• _Required action_
Take the data below. Output it exactly from its first line through the line containing "int split_k, int".

·····

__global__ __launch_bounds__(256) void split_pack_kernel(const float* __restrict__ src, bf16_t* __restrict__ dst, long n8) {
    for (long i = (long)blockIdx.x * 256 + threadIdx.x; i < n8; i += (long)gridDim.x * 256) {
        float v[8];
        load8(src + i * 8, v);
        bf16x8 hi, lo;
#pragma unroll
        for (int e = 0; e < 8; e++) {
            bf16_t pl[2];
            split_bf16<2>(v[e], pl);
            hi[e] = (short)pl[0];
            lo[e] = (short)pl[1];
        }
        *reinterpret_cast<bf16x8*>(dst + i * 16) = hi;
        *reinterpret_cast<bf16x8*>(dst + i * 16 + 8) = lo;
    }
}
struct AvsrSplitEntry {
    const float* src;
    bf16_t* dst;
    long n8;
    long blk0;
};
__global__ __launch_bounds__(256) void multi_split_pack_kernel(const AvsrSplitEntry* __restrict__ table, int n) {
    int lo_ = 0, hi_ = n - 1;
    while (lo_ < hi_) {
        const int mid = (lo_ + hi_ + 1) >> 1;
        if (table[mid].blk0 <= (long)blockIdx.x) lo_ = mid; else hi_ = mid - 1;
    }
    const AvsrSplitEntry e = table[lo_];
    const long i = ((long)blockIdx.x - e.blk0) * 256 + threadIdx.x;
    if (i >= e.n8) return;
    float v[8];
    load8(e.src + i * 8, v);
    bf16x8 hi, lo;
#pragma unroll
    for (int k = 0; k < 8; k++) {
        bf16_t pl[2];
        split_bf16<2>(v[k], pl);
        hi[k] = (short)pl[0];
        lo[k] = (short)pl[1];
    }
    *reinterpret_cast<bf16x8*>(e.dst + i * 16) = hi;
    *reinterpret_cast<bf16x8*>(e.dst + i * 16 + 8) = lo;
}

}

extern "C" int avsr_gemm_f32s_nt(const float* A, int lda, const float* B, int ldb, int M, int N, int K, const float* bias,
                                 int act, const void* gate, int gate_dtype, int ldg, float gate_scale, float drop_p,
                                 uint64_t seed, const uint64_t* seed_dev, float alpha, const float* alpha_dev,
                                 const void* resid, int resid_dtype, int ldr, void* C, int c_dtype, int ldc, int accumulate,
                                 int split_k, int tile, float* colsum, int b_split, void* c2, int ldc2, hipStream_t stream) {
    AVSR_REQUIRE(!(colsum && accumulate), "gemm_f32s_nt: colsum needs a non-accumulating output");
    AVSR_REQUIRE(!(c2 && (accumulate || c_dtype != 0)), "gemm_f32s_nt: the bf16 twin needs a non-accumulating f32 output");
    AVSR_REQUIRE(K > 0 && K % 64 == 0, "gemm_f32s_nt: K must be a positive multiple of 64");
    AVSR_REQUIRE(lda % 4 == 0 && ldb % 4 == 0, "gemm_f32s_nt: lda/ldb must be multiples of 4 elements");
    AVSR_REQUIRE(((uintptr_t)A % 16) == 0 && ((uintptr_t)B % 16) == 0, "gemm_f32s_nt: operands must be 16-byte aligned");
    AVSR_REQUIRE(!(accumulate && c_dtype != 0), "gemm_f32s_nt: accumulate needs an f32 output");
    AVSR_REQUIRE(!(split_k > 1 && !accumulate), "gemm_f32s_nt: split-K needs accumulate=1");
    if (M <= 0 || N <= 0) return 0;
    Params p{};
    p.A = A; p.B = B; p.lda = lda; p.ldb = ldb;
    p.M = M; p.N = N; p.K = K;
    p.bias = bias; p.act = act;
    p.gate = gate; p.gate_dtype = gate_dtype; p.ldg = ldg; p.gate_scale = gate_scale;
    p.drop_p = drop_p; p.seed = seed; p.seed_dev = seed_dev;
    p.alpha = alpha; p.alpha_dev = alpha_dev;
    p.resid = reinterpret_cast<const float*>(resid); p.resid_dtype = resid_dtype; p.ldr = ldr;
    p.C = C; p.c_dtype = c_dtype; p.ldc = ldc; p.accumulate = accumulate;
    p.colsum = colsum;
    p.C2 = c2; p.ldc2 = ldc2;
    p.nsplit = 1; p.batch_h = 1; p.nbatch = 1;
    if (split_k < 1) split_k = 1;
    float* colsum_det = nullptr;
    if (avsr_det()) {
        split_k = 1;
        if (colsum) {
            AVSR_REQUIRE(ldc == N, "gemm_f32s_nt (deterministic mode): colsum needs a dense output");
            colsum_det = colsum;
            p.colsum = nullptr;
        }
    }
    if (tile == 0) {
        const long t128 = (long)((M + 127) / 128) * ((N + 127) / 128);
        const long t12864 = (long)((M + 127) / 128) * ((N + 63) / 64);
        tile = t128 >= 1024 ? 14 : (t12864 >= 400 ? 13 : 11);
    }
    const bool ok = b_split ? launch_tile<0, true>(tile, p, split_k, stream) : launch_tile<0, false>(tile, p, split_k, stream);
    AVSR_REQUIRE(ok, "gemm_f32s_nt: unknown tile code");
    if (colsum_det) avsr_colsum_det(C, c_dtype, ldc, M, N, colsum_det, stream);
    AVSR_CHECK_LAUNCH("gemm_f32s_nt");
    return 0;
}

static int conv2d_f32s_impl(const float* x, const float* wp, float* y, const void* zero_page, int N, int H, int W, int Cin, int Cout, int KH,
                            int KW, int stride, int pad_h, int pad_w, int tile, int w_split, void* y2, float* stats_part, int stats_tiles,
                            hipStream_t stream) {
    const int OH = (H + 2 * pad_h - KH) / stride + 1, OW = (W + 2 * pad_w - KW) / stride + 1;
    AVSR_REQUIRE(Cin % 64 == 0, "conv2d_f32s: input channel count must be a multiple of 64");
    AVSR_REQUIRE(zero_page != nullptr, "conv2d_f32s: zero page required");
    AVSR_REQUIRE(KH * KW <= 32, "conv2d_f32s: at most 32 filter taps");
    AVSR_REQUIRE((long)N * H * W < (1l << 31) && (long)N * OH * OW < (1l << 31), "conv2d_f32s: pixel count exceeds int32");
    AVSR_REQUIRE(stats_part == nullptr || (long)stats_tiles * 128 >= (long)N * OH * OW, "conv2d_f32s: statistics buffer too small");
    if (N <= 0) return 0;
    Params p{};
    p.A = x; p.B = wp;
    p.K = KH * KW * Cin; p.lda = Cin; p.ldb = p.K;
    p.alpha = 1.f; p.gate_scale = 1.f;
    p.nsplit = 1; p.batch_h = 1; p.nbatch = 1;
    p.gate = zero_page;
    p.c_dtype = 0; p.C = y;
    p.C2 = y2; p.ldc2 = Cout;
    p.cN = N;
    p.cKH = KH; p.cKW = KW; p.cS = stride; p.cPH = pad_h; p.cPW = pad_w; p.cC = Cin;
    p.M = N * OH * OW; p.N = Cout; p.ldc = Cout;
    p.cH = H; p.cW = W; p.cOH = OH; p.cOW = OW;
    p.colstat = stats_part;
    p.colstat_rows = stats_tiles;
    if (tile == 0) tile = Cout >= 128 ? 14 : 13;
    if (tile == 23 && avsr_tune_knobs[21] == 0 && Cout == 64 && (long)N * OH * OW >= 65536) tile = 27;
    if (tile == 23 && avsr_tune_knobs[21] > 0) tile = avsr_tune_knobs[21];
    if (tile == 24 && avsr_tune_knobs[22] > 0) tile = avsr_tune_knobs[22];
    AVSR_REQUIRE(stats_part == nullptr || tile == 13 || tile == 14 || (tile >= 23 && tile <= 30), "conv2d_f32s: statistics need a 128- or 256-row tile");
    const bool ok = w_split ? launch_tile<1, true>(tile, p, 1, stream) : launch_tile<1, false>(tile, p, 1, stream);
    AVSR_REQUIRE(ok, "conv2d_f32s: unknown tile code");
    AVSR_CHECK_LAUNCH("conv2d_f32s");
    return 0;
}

·····

• _Answer_
__global__ __launch_bounds__(256) void split_pack_kernel(const float* __restrict__ src, bf16_t* __restrict__ dst, long n8) {
    for (long i = (long)blockIdx.x * 256 + threadIdx.x; i < n8; i += (long)gridDim.x * 256) {
        float v[8];
        load8(src + i * 8, v);
        bf16x8 hi, lo;
#pragma unroll
        for (int e = 0; e < 8; e++) {
            bf16_t pl[2];
            split_bf16<2>(v[e], pl);
            hi[e] = (short)pl[0];
            lo[e] = (short)pl[1];
        }
        *reinterpret_cast<bf16x8*>(dst + i * 16) = hi;
        *reinterpret_cast<bf16x8*>(dst + i * 16 + 8) = lo;
    }
}
struct AvsrSplitEntry {
    const float* src;
    bf16_t* dst;
    long n8;
    long blk0;
};
__global__ __launch_bounds__(256) void multi_split_pack_kernel(const AvsrSplitEntry* __restrict__ table, int n) {
    int lo_ = 0, hi_ = n - 1;
    while (lo_ < hi_) {
        const int mid = (lo_ + hi_ + 1) >> 1;
        if (table[mid].blk0 <= (long)blockIdx.x) lo_ = mid; else hi_ = mid - 1;
    }
    const AvsrSplitEntry e = table[lo_];
    const long i = ((long)blockIdx.x - e.blk0) * 256 + threadIdx.x;
    if (i >= e.n8) return;
    float v[8];
    load8(e.src + i * 8, v);
    bf16x8 hi, lo;
#pragma unroll
    for (int k = 0; k < 8; k++) {
        bf16_t pl[2];
        split_bf16<2>(v[k], pl);
        hi[k] = (short)pl[0];
        lo[k] = (short)pl[1];
    }
    *reinterpret_cast<bf16x8*>(e.dst + i * 16) = hi;
    *reinterpret_cast<bf16x8*>(e.dst + i * 16 + 8) = lo;
}

}

extern "C" int avsr_gemm_f32s_nt(const float* A, int lda, const float* B, int ldb, int M, int N, int K, const float* bias,
                                 int act, const void* gate, int gate_dtype, int ldg, float gate_scale, float drop_p,
                                 uint64_t seed, const uint64_t* seed_dev, float alpha, const float* alpha_dev,
                                 const void* resid, int resid_dtype, int ldr, void* C, int c_dtype, int ldc, int accumulate,
                                 int split_k, int tile, float* colsum, int b_split, void* c2, int ldc2, hipStream_t stream) {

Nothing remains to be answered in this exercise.